雪が降り積もっても色とりどり咲く様は美しく、強さを感じる。
成長も早く、早急に咲いて、すぐ散る。そして新たな花をつける。生き急いでいる様が、自分と似ていると聡一朗は思った。
(でも俺は、新たな花はつけない)
ほうっと息を吐くと、白い湯気がふわりと立ち昇る。冬の到来だ。
「聡一朗、どこ?」
テキロが居の中から呼んでいる。縁側に立つ聡一朗から、テキロの位置は把握できない。
「縁側だ」
中に向かって声を掛けると、テキロの舌打ちが聞こえる。
「ったく、聡一朗は縁側が好きだな。

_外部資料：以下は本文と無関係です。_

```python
# ... 97 lines not shown
        self.saved = None
        self.seed_base = 0x5710
        self.overlap_wgrad = True
        self.comm_overlap = False
        self.kernel_for: Dict[str, int] = {}
        self.f16_logits = True
        self.unpad = True
        self.prune_last_ffn = True
        self.prune_last_attn = True
        self.next_input_ids: Optional[torch.Tensor] = None
        self._prefetch: Optional[dict] = None
        self._bb_stream: Optional[torch.cuda.Stream] = None
        self._pref_par = 0
        self.rows_executed = [0, 0, 0, 0, 0, 0, 0]
        self._plan_host: Optional[torch.Tensor] = None
        self._wstream: Optional[torch.cuda.Stream] = None
        self._opt_stream: Optional[torch.cuda.Stream] = None
        self._params_ready: Optional[torch.cuda.Event] = None
        self.marks: Optional[list] = None
        self._wgrad_done: Dict[int, torch.cuda.Event] = {}
        self._wt_desc = None
        self._adamw_tables = None
        self.store_names: tuple = ()
        self.store_first = False
        self.grad_stale: set = set()
        self.store_log = collections.deque(maxlen=64)
        self.norm_from_epilogue = True
        self.store_sumsq = False
        self.sumsq_valid: set = set()
        self._sumsq_tiles: Dict[str, int] = {}
        self._sumsq_buf: Optional[torch.Tensor] = None
        self._inputs_only = False
        self.tn_cus = 160
        self.roctx = bool(os.environ.get("STONK_ROCTX"))
        self.tn_min_k = 16384
        self.tn_min_tiles = 36

    def buf(self, name: str, shape, dtype=BF16, zero=False) -> torch.Tensor:
        n = 1
        for d in shape:
            n *= d
        t = self.ws.get(name)
        if t is None or t.numel() < n or t.dtype != dtype:
            t = (torch.zeros if zero else torch.empty)(max(n, 1), dtype=dtype, device=self.device)
            self.ws[name] = t
        return t[:n].view(shape)

    @contextlib.contextmanager
    def optimizer_stream(self, enabled: bool = True):
        if not enabled:
            yield
            return
        with self._fork("_opt_stream") as stream:
            yield
            ev = torch.cuda.Event()
            ev.record(stream)
        self._params_ready = ev

    @contextlib.contextmanager
    def _fork(self, attr: str):
        side = getattr(self, attr)
        if side is None:
            side = torch.cuda.Stream(device=self.device)
            setattr(self, attr, side)
        side.wait_stream(torch.cuda.current_stream())
        with torch.cuda.stream(side):
# ... 81 lines not shown
        if tiles >= self.tn_min_tiles and K >= self.tn_min_k and M % 256 == 0 and N % 256 == 0:
            return -self.tn_cus if side_stream else 0
        return max(1, min(32, 480 // tiles, K // 64))

    def wgrad(self, dy, x, dW, db, M_out, N_in, T, k_dev=None, alpha=1.0, name=None):
        if self._inputs_only:
            return
        self.sumsq_valid.discard(name)
        side = self.overlap_wgrad
        split = self._split_k(M_out, N_in, T, side)
        with (self._fork("_wstream") if side else contextlib.nullcontext()), \
                self._timed("tn_a4" if split <= 0 else "tn", M_out, N_in, T, None, k_dev):
            args = (dy.data_ptr(), dy.stride(0), x.data_ptr(), x.stride(0), dW.data_ptr(), dW.stride(0), hip.ptr(db), M_out,
                    N_in, T, alpha, split, hip.ptr(k_dev), hip.stream_ptr())
            can_store = db is None and dW.stride(0) >= N_in and M_out * dW.stride(0) * 4 < 1 << 31
            if name is not None and self.store_first and name in self.store_names and can_store:
                slots = self._sumsq_slots(name, M_out, N_in, T, split) if self.store_sumsq and self.norm_from_epilogue else None
                if slots is None:
                    rc = hip.lib().stonk_gemm_tn_bf16_store(*args)
                else:
                    rc = hip.lib().stonk_gemm_tn_bf16_store_sumsq(*args[:-1], slots.data_ptr(), slots.numel(), args[-1])
                self.store_log.append((name, rc))
                if rc == hip.OK:
                    self.grad_stale.discard(name)
                    if slots is not None:
                        self.sumsq_valid.add(name)
                    return
                if rc != hip.ESHAPE:
                    hip.check(rc, "stonk_gemm_tn_bf16_store")
            if name in self.grad_stale:
                dW.zero_()
                self.grad_stale.discard(name)
            hip.call("stonk_gemm_tn_bf16", *args)

    def _sumsq_slots(self, name, M, N, K, split) -> Optional[torch.Tensor]:
        n = int(hip.lib().stonk_gemm_tn_store_tiles(M, N, K, split))
        if n <= 0:
            return None
        at = self.store_names.index(name)
        if self._sumsq_tiles.get(name) != n:
            self._sumsq_tiles[name] = n
            self.sumsq_valid.difference_update(self.store_names[at + 1:])
        total = sum(self._sumsq_tiles.values())
        if self._sumsq_buf is None or self._sumsq_buf.numel() < total:
            self._sumsq_buf = torch.zeros(max(total, 16384), dtype=F32, device=self.device)
            self.sumsq_valid.clear()
        first = sum(self._sumsq_tiles.get(k, 0) for k in self.store_names[:at])
        return self._sumsq_buf[first:first + n]

    def take_wgrad_sumsq(self):
        ok = bool(self.store_names) and self.sumsq_valid == set(self.store_names)
        self.sumsq_valid.clear()
        if not ok:
            return None
        total = sum(self._sumsq_tiles[k] for k in self.store_names)
        return sorted(self.P.span(k) for k in self.store_names), self._sumsq_buf[:total]

    def _gather_rows(self, src, rd_rows, cnt, dst, cap) -> None:
        H = self.cfg.hidden_size
        hip.call("stonk_gather_rows_bf16", src.data_ptr(), H, rd_rows.data_ptr(), cnt.data_ptr(), dst.data_ptr(), H, H, cap,
                 hip.stream_ptr())

    def _scatter_rows_into_zeros(self, src, rd_rows, cnt, dst, T) -> None:
        H = self.cfg.hidden_size
        dst[:T].zero_()
        hip.call("stonk_scatter_rows_bf16", src.data_ptr(), H, rd_rows.data_ptr(), cnt.data_ptr(), dst.data_ptr(), H, H,
# ... 134 lines not shown
                  resid=hf, drop_p=p_hid, seed=self.seed(lidx, 3), kernel=self._kernel("ffn_down"))
        y = self.buf(f"{prefix}.y" if save is not None else f"tmp.y{lidx & 1}", (cap, H))
        st2 = self.buf(f"{tag}.st2", (2, cap), F32)
        hip.call("stonk_layernorm_fwd", s2.data_ptr(), f(prefix + ".output.LayerNorm.weight").data_ptr(),
                 f(prefix + ".output.LayerNorm.bias").data_ptr(), y.data_ptr(), st2[0].data_ptr(), st2[1].data_ptr(), Tf,
                 H, cfg.layer_norm_eps, 0, 0.0, 0, st)
        if save is not None:
            save[prefix] = dict(x=x, qkv=qkv, ctx=ctx, ctx_in=a_in, lse=lse, s1=s1, h1=hf, st1=st1, g=g, u=u, s2=s2, st2=st2)
        return y

    def layer_bwd(self, prefix: str, dy, L: Rows, p_hid, p_att, lidx, sv, last: bool = False):
        cfg = self.cfg
        H, I, NH = cfg.hidden_size, cfg.intermediate_size, cfg.num_attention_heads
        B, seq, T, mask, cu = L.B, L.S, L.T, L.mask, L.cu
        rd = L.rd if last else None
        cap = B * seq
        st = hip.stream_ptr()
        P = self.P
        g_ = P.grad_view
        f = P.view
        wt = P.wt
        par = lidx & 1
        ev = self._wgrad_done.pop(par, None)
        if ev is not None:
            torch.cuda.current_stream().wait_event(ev)
        ds2 = self.buf(f"b.ds2.{par}", (cap, H))
        df = self.buf(f"b.df.{par}", (cap, H)) if p_hid > 0 else None
        Tf = T if rd is None else rd.T
        self.ln_bwd(dy, sv["s2"], sv["st2"][0], sv["st2"][1], f(prefix + ".output.LayerNorm.weight"), ds2, df,
                    g_(prefix + ".output.LayerNorm.weight"), g_(prefix + ".output.LayerNorm.bias"), Tf, H, 0, 0.0, 0, p_hid,
                    self.seed(lidx, 3))
        if df is None:
            df = ds2
        self.wgrad(df, sv["g"], g_(prefix + ".output.dense.weight"), g_(prefix + ".output.dense.bias"), H, I, Tf)
        du = self.buf(f"b.du.{par}", (cap, I))
        self.gemm(df, wt[prefix + ".output.dense.weight"], du, Tf, I, H, flags=hip.EPI_GELU_BWD | hip.EPI_AUX_GRAD,
                  aux=sv["u"], kernel=self._kernel("dgrad_gelu", True))
        self.wgrad(du, sv["h1"], g_(prefix + ".intermediate.dense.weight"), g_(prefix + ".intermediate.dense.bias"), I, H,
                   Tf)
        qattn = rd is not None and rd.attn
        Ta = Tf if qattn else T
        dh1 = self.buf("b.dh1", (cap, H))
        gathered = rd is not None and not qattn
        dh1f = self.buf("b.dh1rd", (cap, H)) if gathered else dh1
        self.gemm(du, wt[prefix + ".intermediate.dense.weight"], dh1f, Tf, H, I, flags=hip.EPI_RESID, resid=ds2,
                  kernel=self._kernel("dgrad_resid", True))
        if gathered:
            self._scatter_rows_into_zeros(dh1f, rd.rows, rd.cnt, dh1, T)
        ds1 = self.buf(f"b.ds1.{par}", (cap, H))
        da = self.buf(f"b.da.{par}", (cap, H)) if p_hid > 0 else None
        self.ln_bwd(dh1, sv["s1"], sv["st1"][0], sv["st1"][1], f(prefix + ".attention.output.LayerNorm.weight"), ds1, da,
                    g_(prefix + ".attention.output.LayerNorm.weight"), g_(prefix + ".attention.output.LayerNorm.bias"), Ta, H, 0,
                    0.0, 0, p_hid, self.seed(lidx, 2))
        if da is None:
            da = ds1
        self.wgrad(da, sv["ctx_in"], g_(prefix + ".attention.output.dense.weight"),
                   g_(prefix + ".attention.output.dense.bias"), H, H, Ta)
        dctx = self.buf("b.dctx", (cap, H))
        dctxa = self.buf("b.dctxrd", (cap, H)) if qattn else dctx
        self.gemm(da, wt[prefix + ".attention.output.dense.weight"], dctxa, Ta, H, H,
                  kernel=self._kernel("dgrad_attn_out", True))
        if qattn:
            ds1rd, ds1 = ds1, self.buf("b.ds1full", (cap, H))
            self._scatter_rows_into_zeros(dctxa, rd.rows, rd.cnt, dctx, T)
            self._scatter_rows_into_zeros(ds1rd, rd.rows, rd.cnt, ds1, T)
        qkv = sv["qkv"]
        dqkv = self.buf(f"b.dqkv.{par}", (cap, 3 * H))
        delta = self.buf("b.delta", (B, NH, seq), F32)
        qoff = rd.offsets if qattn else None
        if qattn:
            dqkv[:T, :H].zero_()
        aargs = (qkv.data_ptr(), qkv.data_ptr() + 2 * H, qkv.data_ptr() + 4 * H, 3 * H, hip.ptr(mask), hip.ptr(cu),
                 hip.ptr(qoff), sv["ctx"].data_ptr(), H, dctx.data_ptr(), H, sv["lse"].data_ptr(), delta.data_ptr(),
                 dqkv.data_ptr(), dqkv.data_ptr() + 2 * H, 3 * H, dqkv.data_ptr() + 4 * H, B, NH, seq, 64,
                 1.0 / math.sqrt(64.0), p_att, self.seed(lidx, 1))
        hip.call("stonk_attention_bwd", *aargs, st)
        self.wgrad(dqkv, sv["x"], g_(prefix + ".attention.self.qkv.weight"), g_(prefix + ".attention.self.qkv.bias"),
                   3 * H, H, T)
        dx = self.buf(f"b.dx{lidx & 1}", (cap, H))
        self.gemm(dqkv, wt[prefix + ".attention.self.qkv.weight"], dx, T, H, 3 * H, flags=hip.EPI_RESID, resid=ds1,
                  kernel=self._kernel("dgrad_resid", True))
        if self._wstream is not None and self.overlap_wgrad:
            done = torch.cuda.Event()
            done.record(self._wstream)
            self._wgrad_done[par] = done
        return dx

    def backbone_fwd(self, input_ids, ld_ids, B, seq, training: bool, mask=None):
        cfg = self.cfg
        H = cfg.hidden_size
        p_hid = cfg.hidden_dropout_prob if training else 0.0
        p_att = cfg.attention_probs_dropout_prob if training else 0.0
        f = self.BB.view
        x = self.buf("bb.x", (B * seq, H))
        hip.call("stonk_text_embed_ln_fwd", input_ids.data_ptr(), ld_ids,
                 f("lm_backbone.embeddings.word_embeddings.weight").data_ptr(),
                 f("lm_backbone.embeddings.position_embeddings.weight").data_ptr(),
                 f("lm_backbone.embeddings.token_type_embeddings.weight").data_ptr(),
                 f("lm_backbone.embeddings.LayerNorm.weight").data_ptr(),
                 f("lm_backbone.embeddings.LayerNorm.bias").data_ptr(), x.data_ptr(), B, seq, H, cfg.vocab_size,
                 cfg.layer_norm_eps, hip.LN_DROPOUT if p_hid > 0 else 0, p_hid, self.seed(100, 0), self.err.data_ptr(),
                 hip.stream_ptr())
        L = padded_rows(B, seq, mask)
        for i in range(self.n_bb):
            x = self.layer_fwd(self.BB, f"lm_backbone.encoder.layer.{i}", x, L, p_hid, p_att, 101 + i, None)
        return x

    def prefetch_backbone(self, input_ids, training: bool) -> None:
        cfg = self.cfg
        H, S, half = cfg.hidden_size, cfg.max_position_embeddings, cfg.half_length
        B = input_ids.shape[0]
# ... 618 lines not shown
```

寒いだろ?」
「ああ、寒いな」
ガラリと畳に続く障子を開けて、テキロが顔を出した。テキロの息も白い。
冬用の鬼たちの服はモコモコしていて、可愛らしい。やたらと綿が付いているので、鬼は案外寒がりなのかもしれない。
テキロはその手に、薬箱を携えていた。
「う~寒い。聡一朗、包帯を替えよう」
聡一朗は手首を見た。もう大分腫れは引いたのだが、テキロはこまめに包帯を替えに来る。
聡一朗としては、あまり触れられたくない怪我だ。
「もう替えなくても良いんじゃないか?痛みも良くなったし」
「何言ってんの。箸持つたびにしかめっ面するくせに。ほら、まずはそこからだ」
テキロが聡一朗の首筋に目を遣る。獄主が噛んだ所だ。思いのほか深かったらしく、今だにズキズキと痛む。
テキロが薬箱を開けながら、嘆息した。
「無事に十居へ戻れたのは良いけど、連れ去られた時は胆を冷やしたよ。あんた何したんだ?」
「……まぁ、俺のうっかりで怒らせたんだよ」
「うっかりで、こんな事になるのかよ」
「地獄の王様だからなぁ」と聡一朗がヘラリ笑うと、テキロの三白眼がギロリと聡一朗を見据えた。
テキロは不貞腐れた態度のまま、聡一朗の首筋に大きな絆創膏を貼る。
「獄主様は、絶対だ。俺が頭を垂れ服従するのも獄主様だ。だけど、聡一朗が傷つくのは嫌だ」
「あらま。俺は平気だよ」
聡一朗の返しに、テキロは鼻梁に皺を寄せながら包帯を取り出す。不貞腐れた態度のテキロに、聡一朗は眉を下げて宥めるように微笑んだ。
「あいつも色々大変なんだよ。今後は傷付けないように気を付ける」
「誰をだよ?」
「獄主をだろ?」
「傷つけられているのは、お前だろ!?」
憤りながら包帯を解くテキロが、上司に愚痴を零す部下に見える。どうやらテキロは、獄主から酷いことをされていると思っているようだ。
聡一朗がテキロの頭をガシガシと撫でると「なんだよ」と言いながら三白眼が細められた。
「テキロ、お前んとこのボスは優しい男だよ。心配すんな」
「………何でだよ?」
聡一朗はテキロに「あのなぁ」と言い、胡坐に肘を突いた。
出来れば言いたくない事ではあるが、仕方あるまい。
「俺さぁ、まだ最後までしてないんだぞ?獄主はあんだけ怒ってたのに、俺が拒むもんだから、引いてくれたんだ。獄主と候補者という立場上、引く必要なんてないのにな。まぁ実際、俺の魅力が足りなかったかもしれんが」
確か最中に「色気がないな」と言われた気がする。
そもそも34歳一般男性に色気などある筈がないのだ。随分無茶を言うものだ、と聡一朗は短くため息をついた。
テキロは黙って包帯を巻いてくれている。
俯いているためつむじしか見えないが、微かに耳が赤い。やっぱりこの手の話はまずかったかと思ったが、もう後に引けない。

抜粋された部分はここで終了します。